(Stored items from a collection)
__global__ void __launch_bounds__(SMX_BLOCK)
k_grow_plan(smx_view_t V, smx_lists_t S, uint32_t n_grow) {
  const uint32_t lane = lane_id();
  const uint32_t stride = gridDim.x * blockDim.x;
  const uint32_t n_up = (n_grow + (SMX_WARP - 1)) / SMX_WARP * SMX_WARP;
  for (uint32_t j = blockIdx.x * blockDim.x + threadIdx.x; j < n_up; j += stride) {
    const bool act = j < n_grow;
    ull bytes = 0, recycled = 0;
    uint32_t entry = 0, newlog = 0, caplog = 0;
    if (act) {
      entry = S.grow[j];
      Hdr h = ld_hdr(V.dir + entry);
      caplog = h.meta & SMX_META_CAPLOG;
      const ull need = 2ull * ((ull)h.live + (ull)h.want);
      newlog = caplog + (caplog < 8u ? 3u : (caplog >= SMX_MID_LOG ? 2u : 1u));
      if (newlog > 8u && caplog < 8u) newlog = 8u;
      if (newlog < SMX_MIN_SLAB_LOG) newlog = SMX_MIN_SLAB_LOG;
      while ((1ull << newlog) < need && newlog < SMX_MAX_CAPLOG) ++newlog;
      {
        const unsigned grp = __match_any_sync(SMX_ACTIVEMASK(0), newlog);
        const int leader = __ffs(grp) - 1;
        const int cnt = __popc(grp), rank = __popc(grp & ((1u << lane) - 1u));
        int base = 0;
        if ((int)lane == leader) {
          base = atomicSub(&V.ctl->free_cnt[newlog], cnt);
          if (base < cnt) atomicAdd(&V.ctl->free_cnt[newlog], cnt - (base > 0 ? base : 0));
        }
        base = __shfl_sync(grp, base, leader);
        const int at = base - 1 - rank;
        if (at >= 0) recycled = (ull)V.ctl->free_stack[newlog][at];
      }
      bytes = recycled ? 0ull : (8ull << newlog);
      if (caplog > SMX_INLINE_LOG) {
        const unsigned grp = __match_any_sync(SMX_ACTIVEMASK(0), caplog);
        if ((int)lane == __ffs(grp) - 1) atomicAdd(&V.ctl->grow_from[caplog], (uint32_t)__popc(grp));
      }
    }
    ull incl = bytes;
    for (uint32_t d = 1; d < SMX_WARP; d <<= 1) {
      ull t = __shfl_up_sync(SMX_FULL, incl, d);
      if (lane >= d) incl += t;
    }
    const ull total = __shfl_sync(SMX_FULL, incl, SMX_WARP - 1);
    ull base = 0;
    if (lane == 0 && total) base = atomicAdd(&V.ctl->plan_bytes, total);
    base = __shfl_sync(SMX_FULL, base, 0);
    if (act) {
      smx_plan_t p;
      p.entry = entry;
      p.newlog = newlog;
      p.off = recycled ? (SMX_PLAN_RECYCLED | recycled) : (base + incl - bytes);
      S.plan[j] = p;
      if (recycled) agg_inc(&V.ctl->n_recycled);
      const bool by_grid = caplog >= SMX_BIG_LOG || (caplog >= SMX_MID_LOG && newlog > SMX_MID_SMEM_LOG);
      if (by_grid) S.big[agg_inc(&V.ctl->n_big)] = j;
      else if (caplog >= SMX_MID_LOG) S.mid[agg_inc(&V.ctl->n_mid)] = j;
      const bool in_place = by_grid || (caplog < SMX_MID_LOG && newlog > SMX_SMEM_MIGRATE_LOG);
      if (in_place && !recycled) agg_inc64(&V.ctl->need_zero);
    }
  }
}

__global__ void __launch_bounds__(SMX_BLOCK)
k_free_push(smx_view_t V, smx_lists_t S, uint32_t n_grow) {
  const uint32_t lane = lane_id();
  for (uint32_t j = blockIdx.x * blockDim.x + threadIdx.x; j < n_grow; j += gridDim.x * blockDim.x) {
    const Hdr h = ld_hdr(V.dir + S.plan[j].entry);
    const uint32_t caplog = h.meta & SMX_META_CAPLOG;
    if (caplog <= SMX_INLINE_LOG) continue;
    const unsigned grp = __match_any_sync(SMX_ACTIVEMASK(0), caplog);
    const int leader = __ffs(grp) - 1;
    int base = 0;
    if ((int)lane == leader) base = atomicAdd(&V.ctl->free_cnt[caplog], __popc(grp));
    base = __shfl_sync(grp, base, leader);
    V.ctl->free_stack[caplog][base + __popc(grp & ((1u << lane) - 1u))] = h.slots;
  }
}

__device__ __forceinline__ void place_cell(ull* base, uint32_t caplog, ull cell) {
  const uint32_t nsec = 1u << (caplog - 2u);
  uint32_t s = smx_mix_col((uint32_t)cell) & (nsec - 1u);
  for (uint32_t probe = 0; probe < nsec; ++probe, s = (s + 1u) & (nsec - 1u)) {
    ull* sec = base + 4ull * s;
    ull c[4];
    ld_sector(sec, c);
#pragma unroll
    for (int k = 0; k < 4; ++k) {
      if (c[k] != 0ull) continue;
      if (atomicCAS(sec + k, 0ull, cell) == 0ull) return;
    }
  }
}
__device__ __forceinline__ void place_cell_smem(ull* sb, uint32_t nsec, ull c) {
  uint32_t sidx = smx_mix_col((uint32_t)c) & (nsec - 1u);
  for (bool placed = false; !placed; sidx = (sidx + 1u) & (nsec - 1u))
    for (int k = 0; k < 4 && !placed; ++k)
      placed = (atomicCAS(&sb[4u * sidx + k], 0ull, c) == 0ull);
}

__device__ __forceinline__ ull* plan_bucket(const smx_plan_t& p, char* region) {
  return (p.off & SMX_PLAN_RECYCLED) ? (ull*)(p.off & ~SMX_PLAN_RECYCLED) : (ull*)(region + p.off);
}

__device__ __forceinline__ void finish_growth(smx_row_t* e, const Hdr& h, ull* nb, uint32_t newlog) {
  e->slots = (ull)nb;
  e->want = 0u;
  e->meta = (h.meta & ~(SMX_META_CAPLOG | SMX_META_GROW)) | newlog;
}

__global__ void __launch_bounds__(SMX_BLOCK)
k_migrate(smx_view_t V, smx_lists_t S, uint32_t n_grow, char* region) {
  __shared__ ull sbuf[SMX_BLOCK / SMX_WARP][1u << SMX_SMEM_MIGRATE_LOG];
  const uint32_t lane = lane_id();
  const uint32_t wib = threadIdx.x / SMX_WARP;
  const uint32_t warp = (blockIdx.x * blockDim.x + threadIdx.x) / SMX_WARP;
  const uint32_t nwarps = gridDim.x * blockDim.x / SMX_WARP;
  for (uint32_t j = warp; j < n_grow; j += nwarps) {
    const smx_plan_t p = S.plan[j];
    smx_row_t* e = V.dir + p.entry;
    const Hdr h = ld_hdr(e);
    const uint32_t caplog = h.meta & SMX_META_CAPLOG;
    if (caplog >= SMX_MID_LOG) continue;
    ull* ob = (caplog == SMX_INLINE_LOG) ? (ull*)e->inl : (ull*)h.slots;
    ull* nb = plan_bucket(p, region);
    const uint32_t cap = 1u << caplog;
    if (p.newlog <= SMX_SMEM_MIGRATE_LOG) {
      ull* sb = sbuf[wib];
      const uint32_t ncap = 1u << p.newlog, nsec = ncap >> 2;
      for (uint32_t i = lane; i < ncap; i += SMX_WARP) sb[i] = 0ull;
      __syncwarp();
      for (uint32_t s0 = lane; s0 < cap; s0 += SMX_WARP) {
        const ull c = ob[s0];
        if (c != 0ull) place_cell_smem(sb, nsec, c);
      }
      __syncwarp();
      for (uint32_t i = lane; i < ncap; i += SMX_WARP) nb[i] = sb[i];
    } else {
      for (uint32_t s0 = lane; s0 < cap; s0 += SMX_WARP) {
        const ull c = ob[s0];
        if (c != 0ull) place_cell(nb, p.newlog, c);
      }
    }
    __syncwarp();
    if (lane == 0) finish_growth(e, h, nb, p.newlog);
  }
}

Exercise brief:
Set down, from the entries above, exactly the lines from the one with "const uint32_t stride" up to and including the one with "while ((1ull <<", and no other lines.

Exercise answer:
  const uint32_t stride = gridDim.x * blockDim.x;
  const uint32_t n_up = (n_grow + (SMX_WARP - 1)) / SMX_WARP * SMX_WARP;
  for (uint32_t j = blockIdx.x * blockDim.x + threadIdx.x; j < n_up; j += stride) {
    const bool act = j < n_grow;
    ull bytes = 0, recycled = 0;
    uint32_t entry = 0, newlog = 0, caplog = 0;
    if (act) {
      entry = S.grow[j];
      Hdr h = ld_hdr(V.dir + entry);
      caplog = h.meta & SMX_META_CAPLOG;
      const ull need = 2ull * ((ull)h.live + (ull)h.want);
      newlog = caplog + (caplog < 8u ? 3u : (caplog >= SMX_MID_LOG ? 2u : 1u));
      if (newlog > 8u && caplog < 8u) newlog = 8u;
      if (newlog < SMX_MIN_SLAB_LOG) newlog = SMX_MIN_SLAB_LOG;
      while ((1ull << newlog) < need && newlog < SMX_MAX_CAPLOG) ++newlog;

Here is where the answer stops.